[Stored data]
========================================================================
# Parskatt/RoMa

Measured on AMD Instinct MI355X. Metric: image-pairs/sec, roma_outdoor 560->864, batch=8 per GPU, higher is better.
Workload: dtype bf16; 1 GPU; roma_outdoor match() 560->864, symmetric, upsample_preds, 8 pairs/GPU/step, seeded synthetic weights + N(0,1) images; precision policy of the reference's bf16 timing script: bfloat16 DINOv2 + float16 autocast for VGG / decoder / refiners (ROMA_MIXED), f32 accumulate; precision_policy=mixed, global_batch=8, streams_per_gpu=2, parallelism=single GPU, outputs_finite=True

## Files before the change

roma_amd/_lib.py:

```python
from __future__ import annotations

import ctypes as C
import os
import re

import torch

_PKG = os.path.dirname(os.path.abspath(__file__))
_HERE = os.environ.get("ROMA_LIB_DIR", _PKG)
LIB_PATH = os.path.join(_HERE, "libroma_hip.so")
LIB_PATHS = {"bf16": LIB_PATH, "f16": os.path.join(_HERE, "libroma_hip_f16.so")}

ROMA_F32, ROMA_BF16, ROMA_F16, ROMA_MIXED = 0, 1, 2, 3
H16_CODE = {"bf16": ROMA_BF16, "f16": ROMA_F16}


class RomaConfig(C.Structure):
    _fields_ = [("coarse_h", C.c_int), ("coarse_w", C.c_int), ("upsample_h", C.c_int), ("upsample_w", C.c_int),
                ("symmetric", C.c_int), ("upsample_preds", C.c_int), ("attenuate_cert", C.c_int),
                ("precision", C.c_int), ("max_batch", C.c_int), ("device", C.c_int)]


class RomaForwardArgs(C.Structure):
    _fields_ = [("upsample", C.c_int), ("symmetric", C.c_int), ("scale_factor", C.c_double),
                ("seed_flow", C.c_void_p), ("seed_cert", C.c_void_p), ("seed_h", C.c_int), ("seed_w", C.c_int),
                ("flow", C.c_void_p * 5), ("cert", C.c_void_p * 5), ("feat", C.c_void_p * 5)]


_CTYPES = {"int": C.c_int, "long": C.c_long, "float": C.c_float, "double": C.c_double, "long long": C.c_longlong,
           "unsigned long long": C.c_ulonglong, "roma_handle_t": C.c_void_p}


def _ctype(text, named, decl):
    words = re.findall(r"\w+|\*", text) if re.fullmatch(r"[\w\s*]+", text) else []
    if "*" in words:
        return C.c_char_p if [w for w in words[:words.index("*")] if w != "const"] == ["char"] else C.c_void_p
    key = " ".join(w for w in (words[:-1] if named else words) if w != "const")
    if key not in _CTYPES:
        raise ImportError(f"roma_hip.h: no ctypes type for `{' '.join(text.split())}` in `{decl}`")
    return _CTYPES[key]


def parse_header(text):
    text = re.sub(r"/\*.*?\*/|//[^\n]*", " ", text, flags=re.S)
    text = re.sub(r"^[ \t]*#.*$", " ", text, flags=re.M)
    text = re.sub(r"\b(typedef\s+struct|enum)\s*\{[^}]*\}[^;]*;|\btypedef\b[^;{]*;", " ", text)
    text = re.sub(r'extern\s+"C"\s*\{|\}', " ", text)
    sigs = {}
    for decl in filter(None, (" ".join(d.split()) for d in text.split(";"))):
        m = re.fullmatch(r"([\w\s*]+?)\s*\b(\w+)\s*\((.*)\)", decl)
        if not m:
            raise ImportError(f"roma_hip.h: `{decl}` is not a function declaration")
        ret, name, params = m.groups()
        sigs[name] = (_ctype(ret, False, decl), [_ctype(p, True, decl) for p in params.split(",") if params.strip() != "void"])
    return sigs


HEADER_PATH = os.path.join(os.path.dirname(_PKG), "include", "roma_hip.h")
if not os.path.exists(HEADER_PATH):
    raise ImportError(f"{HEADER_PATH} not found - roma_amd reads the signatures of the C ABI from it")
with open(HEADER_PATH) as _f:
    SIGNATURES = parse_header(_f.read())
EXTENSION_HEADERS = [os.path.join(os.path.dirname(_PKG), "include", "roma_hip_registration.h")]
EXTENSIONS = {}
for _path in EXTENSION_HEADERS:
    if not os.path.exists(_path):
        raise ImportError(f"{_path} not found - roma_amd reads the signatures of the C ABI from it")
    with open(_path) as _f:
        _sigs = parse_header(_f.read())
    _twice = sorted(set(_sigs) & (set(SIGNATURES) | set(EXTENSIONS)))
    if _twice:
        raise ImportError(f"{_path} declares {_twice} a second time")
    EXTENSIONS.update(_sigs)

_libs = {}


class RomaHipError(RuntimeError):
    pass


def load(fmt: str = "bf16"):
    if fmt in _libs:
        return _libs[fmt]
    path = LIB_PATHS[fmt]
    if not os.path.exists(path):
        raise ImportError(f"{path} not found - build it with `python -c 'import __graft_entry__ as g; g.build()'` "
                          "(roma_amd has no CPU fallback)")
    lib = C.CDLL(path)
    for name, (res, args) in {**SIGNATURES, **EXTENSIONS}.items():
        fn = getattr(lib, name)
        fn.restype = res
        fn.argtypes = args
    if lib.roma_h16_format() != H16_CODE[fmt]:
        raise ImportError(f"{path} does not store {fmt} (roma_h16_format() = {lib.roma_h16_format()})")
    lib.h16 = fmt
    _libs[fmt] = lib
    return lib


def fmt_of(dtype) -> str:
    return "f16" if str(dtype) == "torch.float16" else "bf16"


def last_error(lib=None) -> str:
    return (lib or load()).roma_last_error().decode("utf-8", "replace")


def check(rc: int, exc=RomaHipError, lib=None):
    if rc != 0:
        raise exc(last_error(lib))
    return rc


def _ptr(t):
    return C.c_void_p(t.data_ptr() if t is not None else 0)


def _stream(dev):
    return C.c_void_p(torch.cuda.current_stream(dev).cuda_stream)


def _device_tensor(x, name, module):
    if not isinstance(x, torch.Tensor) or not x.is_cuda:
        raise RomaHipError(f"roma_amd.{module}: {name} must be a tensor on a HIP device; there is no CPU fallback")
    return x.detach()
```

roma_amd/csrc/conv64.h:

```cpp
#pragma once
#include "gemm.h"

namespace roma {
int conv64_try_launch(const GemmArgs& a, hipStream_t stream);
int conv3x3_c3_bf16_launch(const float* img, const void* w, const float* bias, void* out, int B, int H, int W, hipStream_t stream);
}
```

roma_amd/csrc/conv64.hip:

```cpp
#include "conv64.h"

#include <stdio.h>
#include <stdlib.h>

#include <algorithm>

#include "gemm_device.h"
#include "tuning.h"

namespace roma {

static __device__ __attribute__((aligned(256))) unsigned int g_c64_dump[256];

#define C64_WAIT_VM(N) asm volatile("s_waitcnt vmcnt(%0)" ::"n"(N) : "memory")

template <int COUT>
__global__ __launch_bounds__(256, 2) void conv3x3_c64_kernel(const bf16_t* __restrict__ in, const bf16_t* __restrict__ w,
                                                             const float* __restrict__ bias, bf16_t* __restrict__ out, int B,
                                                             int H, int W, int SY, int nxt, int nblocks) {
  constexpr int NCG = COUT / 32;
  constexpr int NPG = 4 / NCG;
  constexpr int TW = 64 * NPG;
  constexpr int NPIECE = ((TW + 2) * 128 + 1023) / 1024;
  constexpr int RSTRIDE = NPIECE * 1024;
  constexpr int KW = (NPIECE + 3) / 4;
  extern __shared__ __attribute__((aligned(1024))) unsigned char ring[];

  if ((int)blockIdx.x >= nblocks) return;
  const int tid = threadIdx.x, lane = tid & 63;
  const int wave = __builtin_amdgcn_readfirstlane(tid >> 6);
  const int cg = wave % NCG, pg = wave / NCG;
  const int l31 = lane & 31, h = lane >> 5;
  typedef unsigned u32x4 __attribute__((ext_vector_type(4)));
  const unsigned ring0 = (unsigned)(size_t)((__attribute__((address_space(3))) unsigned char*)ring);

  u32x4 wreg[36];
  {
    const bf16_t* wp = w + (long)(32 * cg + l31) * 576 + 8 * h;
#pragma unroll
    for (int ks = 0; ks < 36; ++ks) wreg[ks] = *reinterpret_cast<const u32x4*>(wp + 16 * ks);
  }
  float* bias_s = reinterpret_cast<float*>(ring + 4 * RSTRIDE);
  if (tid < COUT) bias_s[tid] = bias[tid];

  unsigned rdo[3];
#pragma unroll
  for (int dx = 0; dx < 3; ++dx) {
    const int p = 64 * pg + l31 + dx;
    rdo[dx] = ring0 + (unsigned)(p * 128 + ((h ^ ((p >> 1) & 7)) << 4));
  }

  for (int lb = blockIdx.x; lb < nblocks; lb += gridDim.x) {
  const int xt = lb % nxt;
  const int r = lb / nxt;
  const int yt = (H + SY - 1) / SY;
  const int ys = (r % yt) * SY;
  const int b = r / yt;
  const int x0 = xt * TW;
  const int sy = min(SY, H - ys);
  if (lb != (int)blockIdx.x) __builtin_amdgcn_s_barrier();

  const bf16_t* inb = in + (long)b * H * W * 64;
  const __amdgpu_buffer_rsrc_t rs_in = __builtin_amdgcn_make_buffer_rsrc(const_cast<bf16_t*>(inb), 0, (int)((long)H * W * 128), 0x00020000);
  unsigned voff[KW];
  bool okx[KW];
  {
    const int dl_p = lane >> 3, dl_slot = lane & 7;
    const u32x4 z4 = {0u, 0u, 0u, 0u};
#pragma unroll
    for (int j = 0; j < KW; ++j) {
      const int q = wave + 4 * j;
      const int p = q * 8 + dl_p;
      const int x = x0 - 1 + p;
      const int c = dl_slot ^ ((p >> 1) & 7);
      okx[j] = q < NPIECE && p < TW + 2 && x >= 0 && x < W;
      voff[j] = okx[j] ? (unsigned)(x * 128 + c * 16) : 0u;
      if (q < NPIECE && !okx[j]) {
        int ln = lane;
        asm volatile("" : "+v"(ln));
#pragma unroll
        for (int sl = 0; sl < 4; ++sl)
          asm volatile("ds_write_b128 %0, %1" ::"v"(ring0 + sl * RSTRIDE + q * 1024 + ln * 16), "v"(z4) : "memory");
      }
    }
  }
  asm volatile("s_waitcnt vmcnt(0) lgkmcnt(0)" ::: "memory");

#define C64_ISSUE_ROW(YY, SLOT)                                                                                \
  {                                                                                                            \
    const int yy_ = (YY);                                                                                      \
    if (yy_ >= 0 && yy_ < H) {                                                                                 \
      const int so_ = yy_ * W * 128;                                                                           \
      _Pragma("unroll") for (int j = 0; j < KW; ++j) {                                                         \
        const int q_ = wave + 4 * j;                                                                           \
        if (q_ < NPIECE) {                                                                                     \
          if (okx[j])                                                                                          \
            __builtin_amdgcn_raw_ptr_buffer_load_lds(rs_in, (__attribute__((address_space(3))) void*)(ring + (SLOT) * RSTRIDE + q_ * 1024), \
                                                     16, (int)voff[j], so_, 0, 0);                             \
        }                                                                                                      \
      }                                                                                                        \
    } else {                                     \
      const u32x4 z4_ = {0u, 0u, 0u, 0u};                                                                      \
      int ln_ = lane;                                                                                          \
      asm volatile("" : "+v"(ln_));                                                                            \
      _Pragma("unroll") for (int j = 0; j < KW; ++j) {                                                         \
        const int q_ = wave + 4 * j;                                                                           \
        if (q_ < NPIECE)                                                                                       \
          asm volatile("ds_write_b128 %0, %1" ::"v"(ring0 + (SLOT) * RSTRIDE + q_ * 1024 + ln_ * 16), "v"(z4_) : "memory"); \
      }                                                                                                        \
    }                                                                                                          \
  }

  u32x4 fa[2][4];
#define C64_READ_G(SLOTOFF, DX, G)                                                                            \
  {                                                                                                           \
    const unsigned ad_ = (rdo[DX] + (SLOTOFF)) ^ (unsigned)((G) << 5);                                         \
    asm volatile("ds_read_b128 %0, %1" : "=v"(fa[0][G]) : "v"(ad_));                                           \
    asm volatile("ds_read_b128 %0, %1 offset:4096" : "=v"(fa[1][G]) : "v"(ad_));                              \
  }
#define C64_WAIT_G(G, N) asm volatile("s_waitcnt lgkmcnt(%2)" : "+v"(fa[0][G]), "+v"(fa[1][G]) : "n"(N) : "memory")

  C64_ISSUE_ROW(ys - 1, 0)
  C64_ISSUE_ROW(ys, 1)
  C64_ISSUE_ROW(ys + 1, 2)

  bf16_t* outb = out + (long)b * H * W * COUT;
  for (int o = 0; o < sy; ++o) {
    if (o == 0) {
      asm volatile("s_waitcnt vmcnt(0) lgkmcnt(0)" ::: "memory");
    } else {
      C64_WAIT_VM(0);
    }
    __builtin_amdgcn_s_barrier();
    C64_ISSUE_ROW(ys + o + 2, (o + 3) & 3)
    if (o == 0) {
      C64_READ_G(0, 0, 0)
      C64_READ_G(0, 0, 1)
    }
    C64_READ_G((o & 3) * RSTRIDE, 0, 2)
    C64_READ_G((o & 3) * RSTRIDE, 0, 3)

    f32x16 acc[2];
#pragma unroll
    for (int tm = 0; tm < 2; ++tm)
#pragma unroll
      for (int e = 0; e < 16; ++e) acc[tm][e] = 0.f;
#pragma unroll
    for (int t = 0; t < 9; ++t) {
#pragma unroll
      for (int g = 0; g < 4; ++g) {
        if (t == 8 && g == 3) {
          C64_WAIT_G(g, 4);
        } else {
          C64_WAIT_G(g, 6);
        }
#pragma unroll
        for (int tm = 0; tm < 2; ++tm)
          acc[tm] = mfma_h16_32x32x16(wreg[t * 4 + g],
                                                            fa[tm][g], acc[tm]);
        __builtin_amdgcn_sched_barrier(0);
        if (t + 1 < 9) {
          C64_READ_G(((o + (t + 1) / 3) & 3) * RSTRIDE, (t + 1) % 3, g)
        } else if (g < 2) {
          C64_READ_G(((o + 1) & 3) * RSTRIDE, 0, g)
        }
        __builtin_amdgcn_sched_barrier(0);
      }
    }

    const int y = ys + o;
#pragma unroll
    for (int P = 0; P < 2; ++P) {
      f32x4 bv0, bv1;
      {
        const unsigned ba = ring0 + 4 * RSTRIDE + (32 * cg + 16 * P + 4 * h) * 4;
        asm volatile("ds_read_b128 %0, %2\n\tds_read_b128 %1, %2 offset:32\n\ts_waitcnt lgkmcnt(0)"
                     : "=&v"(bv0), "=&v"(bv1)
                     : "v"(ba)
                     : "memory");
      }
#pragma unroll
      for (int tm = 0; tm < 2; ++tm) {
        const int x = x0 + 64 * pg + 32 * tm + l31;
        const unsigned a0 = pack_bf16x2(fmaxf(acc[tm][8 * P + 0] + bv0[0], 0.f), fmaxf(acc[tm][8 * P + 1] + bv0[1], 0.f));
        const unsigned a1 = pack_bf16x2(fmaxf(acc[tm][8 * P + 2] + bv0[2], 0.f), fmaxf(acc[tm][8 * P + 3] + bv0[3], 0.f));
        const unsigned b0 = pack_bf16x2(fmaxf(acc[tm][8 * P + 4] + bv1[0], 0.f), fmaxf(acc[tm][8 * P + 5] + bv1[1], 0.f));
        const unsigned b1 = pack_bf16x2(fmaxf(acc[tm][8 * P + 6] + bv1[2], 0.f), fmaxf(acc[tm][8 * P + 7] + bv1[3], 0.f));
        const auto s0 = __builtin_amdgcn_permlane32_swap(a0, b0, false, false);
        const auto s1 = __builtin_amdgcn_permlane32_swap(a1, b1, false, false);
        const u32x4 st = {s0[0], s1[0], s0[1], s1[1]};
        bf16_t* op = outb + ((long)y * W + x) * COUT + 32 * cg + 16 * P + 8 * h;
        u32x4* dst = x < W ? reinterpret_cast<u32x4*>(op) : reinterpret_cast<u32x4*>(g_c64_dump) + lane;
        *dst = st;
      }
    }
  }
  C64_WAIT_VM(0);
  }
#undef C64_WAIT_G
#undef C64_READ_G
#undef C64_ISSUE_ROW
}

template <int DUMMY>
__global__ __launch_bounds__(512, 1) void conv3x3_c128_kernel(const bf16_t* __restrict__ in, const bf16_t* __restrict__ w,
                                                              const float* __restrict__ bias, bf16_t* __restrict__ out, int B,
                                                              int H, int W, int SY, int nxt, int nblocks) {
  constexpr int COUT = 128, TW = 64;
  constexpr int NPIECE = ((TW + 2) * 256 + 1023) / 1024;
  constexpr int RSTRIDE = NPIECE * 1024;
  constexpr int KW = (NPIECE + 7) / 8;
  constexpr int XCH = 4 * RSTRIDE;
  constexpr int BIAS = XCH + 2 * 8 * 4096;
  extern __shared__ __attribute__((aligned(1024))) unsigned char ring[];
  if ((int)blockIdx.x >= nblocks) return;

  const int tid = threadIdx.x, lane = tid & 63;
  const int wave = __builtin_amdgcn_readfirstlane(tid >> 6);
  const int cg = wave & 3, kh = wave >> 2;
  const int l31 = lane & 31, h = lane >> 5;
  typedef unsigned u32x4 __attribute__((ext_vector_type(4)));
  const unsigned ring0 = (unsigned)(size_t)((__attribute__((address_space(3))) unsigned char*)ring);

  u32x4 wreg[36];
  {
    const bf16_t* wp = w + (long)(32 * cg + l31) * 1152 + 64 * kh + 8 * h;
#pragma unroll
    for (int t = 0; t < 9; ++t)
#pragma unroll
      for (int g = 0; g < 4; ++g) wreg[t * 4 + g] = *reinterpret_cast<const u32x4*>(wp + 128 * t + 16 * g);
  }
  float* bias_s = reinterpret_cast<float*>(ring + BIAS);
  if (tid < COUT) bias_s[tid] = bias[tid];

  unsigned rdo[3];
#pragma unroll
  for (int dx = 0; dx < 3; ++dx) {
    const int p = l31 + dx;
    rdo[dx] = ring0 + (unsigned)(p * 256 + (((8 * kh + h) ^ (p & 15)) << 4));
  }
  const unsigned xw = ring0 + XCH + (unsigned)((cg + 4 * (1 - kh)) * 4096 + lane * 16);
  const unsigned xr = ring0 + XCH + (unsigned)((cg + 4 * kh) * 4096 + lane * 16);

  for (int lb = blockIdx.x; lb < nblocks; lb += gridDim.x) {
  const int xt = lb % nxt;
  const int r = lb / nxt;
  const int yt = (H + SY - 1) / SY;
  const int ys = (r % yt) * SY;
  const int b = r / yt;
  const int x0 = xt * TW;
  const int sy = min(SY, H - ys);
  if (lb != (int)blockIdx.x) __builtin_amdgcn_s_barrier();

  const bf16_t* inb = in + (long)b * H * W * 128;
  const __amdgpu_buffer_rsrc_t rs_in = __builtin_amdgcn_make_buffer_rsrc(const_cast<bf16_t*>(inb), 0, (int)((long)H * W * 256), 0x00020000);
  unsigned voff[KW];
  bool okx[KW];
  {
    const int dl_p = lane >> 4, dl_slot = lane & 15;
    const u32x4 z4 = {0u, 0u, 0u, 0u};
#pragma unroll
    for (int j = 0; j < KW; ++j) {
      const int q = wave + 8 * j;
      const int p = q * 4 + dl_p;
      const int x = x0 - 1 + p;
      const int c = dl_slot ^ (p & 15);
      okx[j] = q < NPIECE && p < TW + 2 && x >= 0 && x < W;
      voff[j] = okx[j] ? (unsigned)(x * 256 + c * 16) : 0u;
      if (q < NPIECE && !okx[j]) {
        int ln = lane;
        asm volatile("" : "+v"(ln));
#pragma unroll
        for (int sl = 0; sl < 4; ++sl)
          asm volatile("ds_write_b128 %0, %1" ::"v"(ring0 + sl * RSTRIDE + q * 1024 + ln * 16), "v"(z4) : "memory");
      }
    }
  }
  asm volatile("s_waitcnt vmcnt(0) lgkmcnt(0)" ::: "memory");
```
========================================================================
> [Problem description]:
All that is needed is the opening run of the data, given again exactly: please include every line from the first through the line with "Measured on AMD", both ends kept.

> [Response]:
# Parskatt/RoMa

Measured on AMD Instinct MI355X. Metric: image-pairs/sec, roma_outdoor 560->864, batch=8 per GPU, higher is better.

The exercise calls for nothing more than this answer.